Work item:
Begin at the line below that has "atl_load<BDW_H>(xprev, slab, lane, xh);" and stop after the line that has "void owner_x0_operands(const float". Please restate only those lines, word for word.

Exercise inputs:
#####

__device__ __forceinline__ void owner_split_chunk(int k, const float (&raw)[BDW_NR], u32x4 (&g1)[BDW_NJ], u32x4 (&g2)[BDW_NJ],
                                                  u32x4 (&g3)[BDW_NJ], float &q0, float &q1) {
  const int pi = k >> 1, j = pi >> 2, c = pi & 3;
  if ((k & 1) == 0) {
    g1[j][c] = split_stage1(raw[2 * pi], raw[2 * pi + 1], q0, q1);
  } else {
    unsigned p2, p3;
    split_stage2(q0, q1, p2, p3);
    g2[j][c] = p2;
    g3[j][c] = p3;
  }
}
__device__ __forceinline__ void owner_ln_operands(const float *xprev, const float *rstd_prev, const uint32_t *mask_prev, long slab,
                                                  int lane, float (&xh)[BDW_NR], float &rstd, uint32_t (&mbits)[2]) {
  atl_load<BDW_H>(xprev, slab, lane, xh);
  rstd = rstd_prev[slab * SLAB + (lane & 31)];
#pragma unroll
  for (int w = 0; w < 2; ++w) mbits[w] = mask_prev[(slab * 2 + w) * WAVE + lane];
}
__device__ __forceinline__ void owner_x0_operands(const float *x0n, long slab, int lane, f32x4 (&x0r)[BDW_KPF / 8]) {
  const f32x4 *bp = reinterpret_cast<const f32x4 *>(x0n + slab * (long)(BDW_KPF * SLAB)) + lane;
#pragma unroll
  for (int q = 0; q < BDW_KPF / 8; ++q) x0r[q] = bp[q * WAVE];
}
__device__ __forceinline__ void owner_ln_bwd(const f32x16 (&acc)[BDW_MT], const float (&xh)[BDW_NR], const uint32_t (&mbits)[2],
                                             float rstd, float *dz_prev, long slab, int lane, float (&out)[BDW_NR]) {
  float dx[BDW_NR];
#pragma unroll
  for (int R = 0; R < BDW_NR; ++R) dx[R] = acc[R >> 4][R & 15];
  ln_bwd_relu_mbits<BDW_H>(dx, xh, mbits, rstd, out);
  if (dz_prev) atl_store<BDW_H>(dz_prev, slab, lane, out);
}
struct Dw1Acc {
  f32x16 acc1[4];
  float dbs[4];
  __device__ __forceinline__ void zero() { zero_acc(acc1, dbs); }
  __device__ __forceinline__ void add(const f32x4 (&x0r)[BDW_KPF / 8], const float (&out)[BDW_NR], const Ident &ident) {
    float xr0[BDW_KPF / 2];
#pragma unroll
    for (int q = 0; q < BDW_KPF / 8; ++q)
#pragma unroll
      for (int e = 0; e < 4; ++e) xr0[4 * q + e] = x0r[q][e];
    u32x4 a1[BDW_KPF / 16], a2[BDW_KPF / 16], a3[BDW_KPF / 16];
    split_acts<BDW_KPF / 2>(xr0, a1, a2, a3);
    u32x4 Bt[3][2];
    transpose_block<false>(a1[0], a1[1], a2[0], a2[1], a3[0], a3[1], ident, Bt);
#pragma unroll
    for (int a = 0; a < 4; ++a) {
      u32x4 A1[3][2];
      dbs[a] += split_transpose_block<true>(&out[16 * a], ident, A1);
      dw_tile(acc1[a], A1, Bt);
    }
  }
  template <int NTH>
  __device__ __forceinline__ void finish(float *buf, float *dw1_part, int n_part_rows) {
    f32x16 a1x[4][1];
#pragma unroll
    for (int a = 0; a < 4; ++a) a1x[a][0] = acc1[a];
    finish_partials<4, 1, NTH>(a1x, dbs, buf, dw1_part, n_part_rows);
  }
};

struct Sched4 { static constexpr int LOAD_R0 = 41, LOAD_RN = 25; };
template <int KT, bool FILL>
__global__ __launch_bounds__(WG_THREADS, 1) void k_bwd_dx_dw(
    const float *__restrict__ dz, const float *__restrict__ xprev, const uint32_t *__restrict__ mask_prev,
    const float *__restrict__ rstd_prev, const float *__restrict__ Wp, float *__restrict__ dz_prev, long n_slabs,
    const float *__restrict__ x0n, float *__restrict__ dw1_part, float *__restrict__ dw2_part, int n_part_rows) {
  constexpr int H = BDW_H, MT = BDW_MT, NJ = BDW_NJ, NR = BDW_NR, KPF = BDW_KPF;
  extern __shared__ __attribute__((aligned(16))) float lds[];
  PHASE_BEGIN();
  auto ph = [&](auto pc) { PHASE(decltype(pc)::value); };
  u32x4 *img = reinterpret_cast<u32x4 *>(lds);
  stage_split_matrix<H, H, true, WG_THREADS>(img, Wp);
  __syncthreads();
  const int lane = threadIdx.x & 63, wave = wave_id();
  const u32x4 *wl = img + lane;
  const long sr_stride = (long)gridDim.x * WAVES_PER_WG;
  const long base0 = (long)blockIdx.x * WAVES_PER_WG;
  const Ident ident = make_ident(lane);

  GradRounds G(dz, xprev, n_slabs, reinterpret_cast<unsigned char *>(img + 3 * MT * NJ * 64), lane, wave, ident);
  Dw1Acc A1;
  zero_acc(G.acc2);
  if constexpr (KT > 0) A1.zero();

  float raw[NR];
  u32x4 g1[NJ], g2[NJ], g3[NJ];
  float ro0 = 0.f, ro1 = 0.f;
  auto o_chunk = [&](int k) { owner_split_chunk(k, raw, g1, g2, g3, ro0, ro1); };
  atl_load<H>(dz, base0 + wave < n_slabs ? base0 + wave : 0, lane, raw);
#pragma unroll
  for (int k = 0; k < 8; ++k) o_chunk(k);
  if (base0 < n_slabs) G.prologue(base0);
  PHASE(10);

  for (long base = base0; base < n_slabs; base += sr_stride) {
    const long slab = base + wave;
    const bool own = slab < n_slabs;
    const long nxt = slab + sr_stride < n_slabs ? slab + sr_stride : (own ? slab : 0);
    if (own) {
      float xh[NR], rstd;
      uint32_t mbits[2];
      owner_ln_operands(xprev, rstd_prev, mask_prev, slab, lane, xh, rstd, mbits);
      f32x4 x0r[KT > 0 ? KPF / 8 : 1];
      if constexpr (KT > 0) owner_x0_operands(x0n, slab, lane, x0r);
      f32x16 acc[MT];
      zero_acc(acc);
      PHASE(0);
      split_gemm_fill<MT, NJ>(wl, g1, g2, g3, acc, [&](int s_, int k6) {
        const int j1 = s_ / MT + 1, q = (s_ % MT) * 6 + k6;
        if (j1 < NJ && q % 3 == 0) o_chunk(8 * j1 + q / 3);
      });
      PHASE(1);
      float out[NR];
      owner_ln_bwd(acc, xh, mbits, rstd, dz_prev, slab, lane, out);
      PHASE(2);
      if constexpr (KT > 0) {
        A1.add(x0r, out, ident);
        PHASE(3);
      }
    }
    atl_load<H>(dz, nxt, lane, raw);
    G.d_load_next(base + 1, base);
    PHASE(4);
    G.rounds<FILL, Sched4>(base, sr_stride, [&](auto rc, auto sc) {
      constexpr int r = decltype(rc)::value, s_ = decltype(sc)::value;
      if constexpr (r == 3 && s_ < 40) o_chunk(s_ - 32);
    }, ph);
  }

  G.store_row(dw2_part);
  clear_dw2_rows<WG_THREADS>(dw2_part, n_part_rows);
  if constexpr (KT > 0) A1.finish<WG_THREADS>(reinterpret_cast<float *>(img), dw1_part, n_part_rows);
  PHASE(11);
  PHASE_END(3);
}
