# NOAA-GFDL/icebergs

Hardware: AMD Instinct MI355X
Metric: berg_steps_per_sec (higher is better)
Workload: dtype f64; 1 GPU; BASELINE configs[4] per-GPU share with configs[1] physics: 10000000 synthetic bergs/GPU (random mass classes), 360x200 lat-lon ocean grid, RK4 drag+Coriolis+melt+mass spreading, dt=1800 s, ignore_traj=T; bergs_per_gpu=10000000, grid=360x200, exchange=none (1 GPU), bergs_alive_at_end=9999583

## Files before the change

icebergs_amd/csrc/kid_cells.inc:

```
#include "kid_planes.hpp"

namespace {
struct GridPlanes { const double *st[KID_NGRID_STATIC]; const double *fo[KID_NFORCING]; };

__global__ void __launch_bounds__(256) pack_static_kernel(GridPlanes gp, GeoRec *geo, double *hotok, double *latref, double pi_180, int ni, int nj, int latlon, double Lx) {
  const int c = blockIdx.x * 256 + threadIdx.x;
  if (c >= ni * nj) return;
  GeoRec r;
  r.lon = gp.st[KID_G_LON][c]; r.lat = gp.st[KID_G_LAT][c]; r.area = gp.st[KID_G_AREA][c]; r.msk = gp.st[KID_G_MSK][c];
  geo[c] = r;
  if (latref) { double s_, c_; sincos(r.lat * pi_180, &s_, &c_); latref[2 * c] = s_; latref[2 * c + 1] = c_; }
  const int il = c % ni, jl = c / ni;
  double ok = 0.;
  if (il >= 1 && jl >= 1 && il + 1 < ni && jl + 1 < nj) {
    const double *lon = gp.st[KID_G_LON], *lat = gp.st[KID_G_LAT];
    const double x0 = lon[c - ni - 1], y0 = lat[c - ni - 1];
    const double x1 = mod_around(lon[c - ni], x0, Lx), y1 = lat[c - ni];
    const double x2 = mod_around(lon[c], x0, Lx), y2 = lat[c];
    const double x3 = mod_around(lon[c - 1], x0, Lx), y3 = lat[c - 1];
    const double k0 = (x1 - x0) * (y2 - y1) - (y1 - y0) * (x2 - x1), k1 = (x2 - x1) * (y3 - y2) - (y2 - y1) * (x3 - x2);
    const double k2 = (x3 - x2) * (y0 - y3) - (y3 - y2) * (x0 - x3), k3 = (x0 - x3) * (y1 - y0) - (y0 - y3) * (x1 - x0);
    const bool convex = (k0 > 0. && k1 > 0. && k2 > 0. && k3 > 0.) || (k0 < 0. && k1 < 0. && k2 < 0. && k3 < 0.);
    const bool polar = latlon && dmax(dmax(y0, y1), dmax(y2, y3)) >= 89.999;
    const double *lo = gp.st[KID_G_LON];
    const bool rect = lo[c - 1] == lo[c - ni - 1] && lo[c] == lo[c - ni] && lat[c - ni] == lat[c - ni - 1] && lat[c] == lat[c - 1];
    if (convex && !polar) ok = rect ? 2. : 1.;
  }
  hotok[c] = ok;
}

enum { KID_PKT_CELLS_PER_WAVE = 32 };
__global__ void __launch_bounds__(256) pack_packets_kernel(const DevGrid g, double *__restrict__ pkt) {
  const int lane = (int)(threadIdx.x & 63), wave = (int)(threadIdx.x >> 6);
  const int j = (int)blockIdx.y;
  const int i0 = ((int)blockIdx.x * 4 + wave) * KID_PKT_CELLS_PER_WAVE;
  if (i0 >= g.ni) return;
  const bool second = lane < PK_SIZE - 64;
  const PacketSrc s0 = packet_source(g, lane), s1 = packet_source(g, second ? 64 + lane : 0);
  const bool row_inside = j >= 1 && j < g.nj - 1;
  const int i1 = min(i0 + KID_PKT_CELLS_PER_WAVE, g.ni);
  for (int ib = i0; ib < i1; ib += 8) {
    double a[8], a2[8];
#pragma unroll
    for (int u = 0; u < 8; ++u) {
      const int i = ib + u;
      const bool interior = row_inside && i >= 1 && i < g.ni - 1 && i < i1;
      const long long c = interior ? (long long)j * g.ni + i : (long long)g.ni + 1;
      a[u] = *reinterpret_cast<const double *>(s0.base + c * s0.stride);
      a2[u] = *reinterpret_cast<const double *>(s1.base + c * s1.stride);
    }
#pragma unroll
    for (int u = 0; u < 8; ++u) {
      const int i = ib + u;
      if (i >= i1) continue;
      const bool interior = row_inside && i >= 1 && i < g.ni - 1;
      const bool is_cos = lane < PK_CORNER && (lane & 7) == 0, is_sin = lane < PK_CORNER && (lane & 7) == 1;
      const bool rotated = __ballot((is_cos && a[u] != 1.) || (is_sin && a[u] != 0.)) != 0ull;
      const bool nan_stencil = __ballot(lane >= PK_DDX && lane < PK_AREA && a[u] != a[u]) != 0ull;
      double *o = pkt + ((long long)j * g.ni + i) * PK_GSTRIDE;
      o[lane] = interior ? a[u] : 0.;
      if (second) {
        double v = interior ? a2[u] : 0.;
        if (64 + lane == PK_HOTOK) v = interior ? ((v != 0. && !nan_stencil) ? 1. : -1.) * (1. + (v == 2. ? 2. : 0.) + (rotated ? 0. : 4.)) : 0.;
        o[64 + lane] = v;
      }
    }
  }
}

struct PrepExtras { double *ssh_copy; double *acc; int zero_planes; int *cnt0, *cnt1; };
__global__ void __launch_bounds__(256) pack_forcing_kernel(GridPlanes gp, VelRec *vel, TrcRec *trc, int ni, int nj, PrepExtras ex) {
  const int c = blockIdx.x * 256 + threadIdx.x;
  if (c >= ni * nj) return;
  if (ex.ssh_copy) ex.ssh_copy[c] = gp.fo[KID_F_SSH][c];
  if (ex.acc) {
    const size_t ncell = (size_t)ni * (size_t)nj;
    for (int q = 0; q < ex.zero_planes; ++q) ex.acc[(size_t)q * ncell + (size_t)c] = 0.;
  }
  if (c == 0) { if (ex.cnt0) *ex.cnt0 = 0; if (ex.cnt1) *ex.cnt1 = 0; }
  const int il = c % ni, jl = c / ni;
  VelRec v;
  v.cosr = gp.st[KID_G_COS][c]; v.sinr = gp.st[KID_G_SIN][c];
  v.uo = gp.fo[KID_F_UO][c]; v.vo = gp.fo[KID_F_VO][c]; v.ui = gp.fo[KID_F_UI][c]; v.vi = gp.fo[KID_F_VI][c];
  v.ua = gp.fo[KID_F_UA][c]; v.va = gp.fo[KID_F_VA][c];
  vel[c] = v;
  const double *dx = gp.st[KID_G_DX], *dy = gp.st[KID_G_DY], *msk = gp.st[KID_G_MSK], *ssh = gp.fo[KID_F_SSH];
  TrcRec t;
  t.sst = gp.fo[KID_F_SST][c]; t.sss = gp.fo[KID_F_SSS][c]; t.cn = gp.fo[KID_F_CN][c]; t.hi = gp.fo[KID_F_HI][c];
  t.od = gp.st[KID_G_OCEAN_DEPTH][c] + ssh[c];
  t.msk = msk[c];
  t.ddx = 0.; t.ddy = 0.;
  if (il + 1 < ni && jl >= 1) {
    const double dxp = 0.5 * (dx[c + 1] + dx[c + 1 - ni]);
    const double dx0 = 0.5 * (dx[c] + dx[c - ni]);
    t.ddx = 2. * (ssh[c + 1] - ssh[c]) / (dx0 + dxp) * msk[c + 1] * msk[c];
  }
  if (jl + 1 < nj && il >= 1) {
    const double dyp = 0.5 * (dy[c + ni] + dy[c + ni - 1]);
    const double dy0 = 0.5 * (dy[c] + dy[c - 1]);
    t.ddy = 2. * (ssh[c + ni] - ssh[c]) / (dy0 + dyp) * msk[c + ni] * msk[c];
  }
  trc[c] = t;
}

__global__ void set_grid_kernel(const DevGrid src, DevGrid *dst) { if (threadIdx.x == 0 && blockIdx.x == 0) *dst = src; }

__device__ __forceinline__ double nine_point(const DevGrid &g, const double *v, const size_t ncell, const int c, const int i, const bool wrap, const double a, const double m) {
  const int nic = g.iec - g.isc + 1, ni = g.ni;
  const int wm = (wrap && i == g.isc) ? nic : 0, wp = (wrap && i == g.iec) ? -nic : 0;
  double dmda = nine_point_sum([&](int di, int dj, int slot) { return v[(size_t)(slot - 1) * ncell + (size_t)(c + di + (di < 0 ? wm : (di > 0 ? wp : 0)) + dj * ni)]; });
  if (a > 0) dmda = dmda / a * m;
  return dmda;
}

__global__ void __launch_bounds__(256) gather_kernel(const DevGrid g, const kid_params p, double *__restrict__ acc,
                                                     double *__restrict__ out, const size_t ncell, double *__restrict__ totals,
                                                     const double *__restrict__ spread_mass_old, const double *__restrict__ spread_mass_tmp) {
  const int t = blockIdx.x * 256 + threadIdx.x;
  if (t < KID_NSCALAR) {
    totals[t] += (acc - KID_NSCALAR)[t];
    (acc - KID_NSCALAR)[t] = 0.;
  }
  const int nic = g.iec - g.isc + 1, njc = g.jec - g.jsc + 1;
  if (t >= nic * njc) return;
  const int i = g.isc + t % nic, j = g.jsc + t / nic;
  const int c = g.idx(i, j);
  const double a = g.geo[c].area, m = g.geo[c].msk;
  const int dm = p.diag_mask;
  const bool wrap = p.periodic_reentry != 0 && g.Lx > 0.;
  auto nine = [&](int base) { return nine_point(g, acc + (size_t)base * ncell, ncell, c, i, wrap, a, m); };
  double su = 0., sv = 0., sa = 0.;
  if ((dm & KID_DIAG_SPREAD_UVEL) || p.pass_fields_to_ocean_model) su = nine(KID_A_UVEL_ON_OCEAN);
  if ((dm & KID_DIAG_SPREAD_VVEL) || p.pass_fields_to_ocean_model) sv = nine(KID_A_VVEL_ON_OCEAN);
  if ((dm & KID_DIAG_SPREAD_AREA) || p.pass_fields_to_ocean_model) sa = dmin(nine(KID_A_AREA_ON_OCEAN), 1.0);
  const double sm = nine(KID_A_MASS_ON_OCEAN);
  out[(size_t)KID_O_SPREAD_MASS * ncell + c] = sm;
  out[(size_t)KID_O_SPREAD_AREA * ncell + c] = sa;
  out[(size_t)KID_O_SPREAD_UVEL * ncell + c] = su;
  out[(size_t)KID_O_SPREAD_VVEL * ncell + c] = sv;
  if ((dm & KID_DIAG_U_ICEBERG) || (dm & KID_DIAG_V_ICEBERG)) {
    const double mass = acc[(size_t)KID_A_MASS * ncell + c];
    if (dm & KID_DIAG_U_ICEBERG) acc[(size_t)KID_A_U_ICEBERG * ncell + c] = (mass > 0.) ? acc[(size_t)KID_A_U_ICEBERG * ncell + c] / mass : 0.;
    if (dm & KID_DIAG_V_ICEBERG) acc[(size_t)KID_A_V_ICEBERG * ncell + c] = (mass > 0.) ? acc[(size_t)KID_A_V_ICEBERG * ncell + c] / mass : 0.;
  }
  double ustar_h = 0.;
  if ((dm & KID_DIAG_USTAR_ICEBERG) || p.pass_fields_to_ocean_model) {
    const double du = su - g.vel[c].uo, dv = sv - g.vel[c].vo;
    const double dvo = sqrt(du * du + dv * dv);
    const double ustar = sqrt(p.cdrag_icebergs * (dvo * dvo + p.utide_icebergs * p.utide_icebergs));
    ustar_h = dmax(p.ustar_icebergs_bg, ustar);
    if (sa == 0.0) ustar_h = 0.;
  }
  out[(size_t)KID_O_USTAR_ICEBERG * ncell + c] = ustar_h;
  if (spread_mass_old)
    acc[(size_t)KID_A_FLOATING_MELT * ncell + c] = (a > 0.0) ? dmax((spread_mass_old[c] - (spread_mass_tmp ? spread_mass_tmp[c] : sm)) / p.dt, 0.0) : 0.0;
  if (p.apply_thickness_cutoff_to_gridded_melt && (p.melt_cutoff >= 0.) && (sa > 0.)) {
    const double ave_thickness = sm / (sa * p.rho_bergs);
    const double ave_draft = ave_thickness * (p.rho_bergs / RHO_SEAWATER);
    if ((g.ocean_depth[c] - ave_draft) < p.melt_cutoff) {
      acc[(size_t)KID_A_FLOATING_MELT * ncell + c] = 0.0; acc[(size_t)KID_A_CALVING_HFLX * ncell + c] = 0.0;
    }
  }
}

__global__ void __launch_bounds__(256) mass_gather_kernel(const DevGrid g, const double *__restrict__ acc, double *__restrict__ plane, const size_t ncell, const bool wrap) {
  const int t = blockIdx.x * 256 + threadIdx.x;
  const int nic = g.iec - g.isc + 1, njc = g.jec - g.jsc + 1;
  if (t >= nic * njc) return;
  const int i = g.isc + t % nic, j = g.jsc + t / nic;
  const int c = g.idx(i, j);
  plane[c] = nine_point(g, acc + (size_t)KID_A_MASS_ON_OCEAN * ncell, ncell, c, i, wrap, g.geo[c].area, g.geo[c].msk);
}

}

static DevGrid dev_grid(const kid_handle *h, int parity = -1) {
  const ForcingSet &fs = h->fset[parity < 0 ? h->forc_parity : parity];
  DevGrid g;
  g.isd = h->gd.isd; g.ied = h->gd.ied; g.jsd = h->gd.jsd; g.jed = h->gd.jed;
  g.isc = h->gd.isc; g.iec = h->gd.iec; g.jsc = h->gd.jsc; g.jec = h->gd.jec;
  g.ni = h->ni; g.nj = h->nj; g.latlon = h->gd.grid_is_latlon; g.regular = h->gd.grid_is_regular; g.Lx = h->gd.Lx;
  g.vel = fs.vel; g.trc = fs.trc; g.geo = h->d_geo; g.hotok = h->d_hotok; g.latref = h->d_latref;
  g.pkt = fs.pkt;
  g.dx = h->d_static[KID_G_DX]; g.dy = h->d_static[KID_G_DY]; g.ocean_depth = h->d_static[KID_G_OCEAN_DEPTH];
  g.ssh = h->d_forcing[KID_F_SSH];
  g.sin_lat_ref = sin((h->params.pi / 180.) * h->params.lat_ref);
  g.pi_180 = h->params.pi / 180.; g.r180_pi = 180. / h->params.pi; g.dydl = (180. / h->params.pi) / h->params.Rearth;
  g.rho_ratio = h->params.rho_bergs / RHO_SEAWATER;
  g.fl_e1 = exp(0.25 * h->params.pi);
  return g;
}
static bool footprint_needed(const kid_params &p) { return kid::footprint_needed(p.pass_fields_to_ocean_model, p.diag_mask); }
static int nacc_active(const kid_handle *h) { return kid::nacc_live(h->params.pass_fields_to_ocean_model, h->params.diag_mask); }
static double *on_ocean_base(const kid_handle *h) { return h->d_acc + (size_t)ON_OCEAN_ALL.first * h->ncell; }
static int zero_planes(kid_handle *h, const PlaneRange r) {
  KID_HIP(h, hipMemsetAsync(h->d_acc + (size_t)r.first * h->ncell, 0, (size_t)r.count * h->ncell * sizeof(double), h->stream));
  return KID_OK;
}
static int refuse(kid_handle *h, bool ok, const char *msg) { if (!ok) h->err = msg; return ok ? KID_OK : KID_EINVAL; }
static int need_static(kid_handle *h) { return refuse(h, h->forc.have_static, "kid_set_static_grid must be called first"); }
static int need_forcing(kid_handle *h) { return refuse(h, h->forc.have_forcing, "kid_set_forcing must be called before stepping"); }
static bool forcing_held(const kid_handle *h, int k) { return h->forc.held[k]; }
static GridPlanes grid_planes(const kid_handle *h, const double *const *src) {
  GridPlanes gp;
  for (int k = 0; k < KID_NGRID_STATIC; ++k) gp.st[k] = h->d_static[k];
  for (int k = 0; k < KID_NFORCING; ++k) gp.fo[k] = (src && src[k]) ? src[k] : h->d_forcing[k];
  return gp;
}

static int pack_packets(kid_handle *h) {
  const unsigned bx = (unsigned)((h->ni + 4 * KID_PKT_CELLS_PER_WAVE - 1) / (4 * KID_PKT_CELLS_PER_WAVE));
  hipLaunchKernelGGL(pack_packets_kernel, dim3(bx, (unsigned)h->nj), dim3(256), 0, h->stream, dev_grid(h), h->fset[h->forc_parity].pkt);
  KID_HIP(h, hipGetLastError());
  return KID_OK;
}
static int pack_static(kid_handle *h) {
  const int nb = (int)((h->ncell + 255) / 256);
  hipLaunchKernelGGL(pack_static_kernel, dim3(nb), dim3(256), 0, h->stream, grid_planes(h, nullptr), h->d_geo, h->d_hotok, h->d_latref, h->params.pi / 180., h->ni, h->nj, (int)h->gd.grid_is_latlon, h->gd.Lx);
  KID_HIP(h, hipGetLastError());
  return h->forc.have_forcing ? pack_packets(h) : KID_OK;
}
static const PrepExtras no_extras{nullptr, nullptr, 0, nullptr, nullptr};
static int pack_forcing(kid_handle *h, const double *const *src, const PrepExtras ex = no_extras) {
  const int nb = (int)((h->ncell + 255) / 256);
  if (h->side_mode == 2 || h->pipelined) h->forc_parity ^= 1;
  const ForcingSet &fs = h->fset[h->forc_parity];
  hipLaunchKernelGGL(pack_forcing_kernel, dim3(nb), dim3(256), 0, h->stream, grid_planes(h, src), fs.vel, fs.trc, h->ni, h->nj, ex);
  return pack_packets(h);
}
static int forcing_given(kid_handle *h, unsigned given, const double *const *src, bool sync, const PrepExtras ex = no_extras) {
  ForcingState &f = h->forc;
  const unsigned every = (1u << KID_NFORCING) - 1u;
  for (int k = 0; k < KID_NFORCING; ++k) f.held[k] = f.held[k] || ((given >> k) & 1u);
  f.have_planes = f.have_planes || (given & every) == every; f.have_forcing = true;
  const int rc = pack_forcing(h, src, ex);
  if (rc) return rc;
  if (sync) KID_HIP(h, hipStreamSynchronize(h->stream));
  return KID_OK;
}

static int launch_gather(kid_handle *h) {
  { const int rc_j = join_side(h); if (rc_j) return rc_j; }
  const DevGrid g = dev_grid(h);
  const int ncomp = (h->gd.iec - h->gd.isc + 1) * (h->gd.jec - h->gd.jsc + 1);
  hipLaunchKernelGGL(gather_kernel, dim3((unsigned)((ncomp + 255) / 256)), dim3(256), 0, h->stream, g, h->params, h->d_acc, h->d_out, h->ncell, h->d_totals,
                     (const double *)(h->params.find_melt_using_spread_mass ? h->d_spread_mass_old : nullptr),
                     (const double *)((h->params.find_melt_using_spread_mass && h->params.Iceberg_melt_without_decay) ? h->d_spread_mass_old + h->ncell : nullptr));
  KID_HIP(h, hipGetLastError());
  return KID_OK;
}
static int gather_mass_and_reset(kid_handle *h, double *dst) {
  const int ncomp = (h->gd.iec - h->gd.isc + 1) * (h->gd.jec - h->gd.jsc + 1);
  hipLaunchKernelGGL(mass_gather_kernel, dim3((unsigned)((ncomp + 255) / 256)), dim3(256), 0, h->stream, dev_grid(h), (const double *)h->d_acc, dst, h->ncell,
                     h->params.periodic_reentry != 0 && h->gd.Lx > 0.);
  return zero_planes(h, ON_OCEAN_ALL);
}

extern "C" {
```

#####

Result of the task:
  atl_load<BDW_H>(xprev, slab, lane, xh);
  rstd = rstd_prev[slab * SLAB + (lane & 31)];
#pragma unroll
  for (int w = 0; w < 2; ++w) mbits[w] = mask_prev[(slab * 2 + w) * WAVE + lane];
}
__device__ __forceinline__ void owner_x0_operands(const float *x0n, long slab, int lane, f32x4 (&x0r)[BDW_KPF / 8]) {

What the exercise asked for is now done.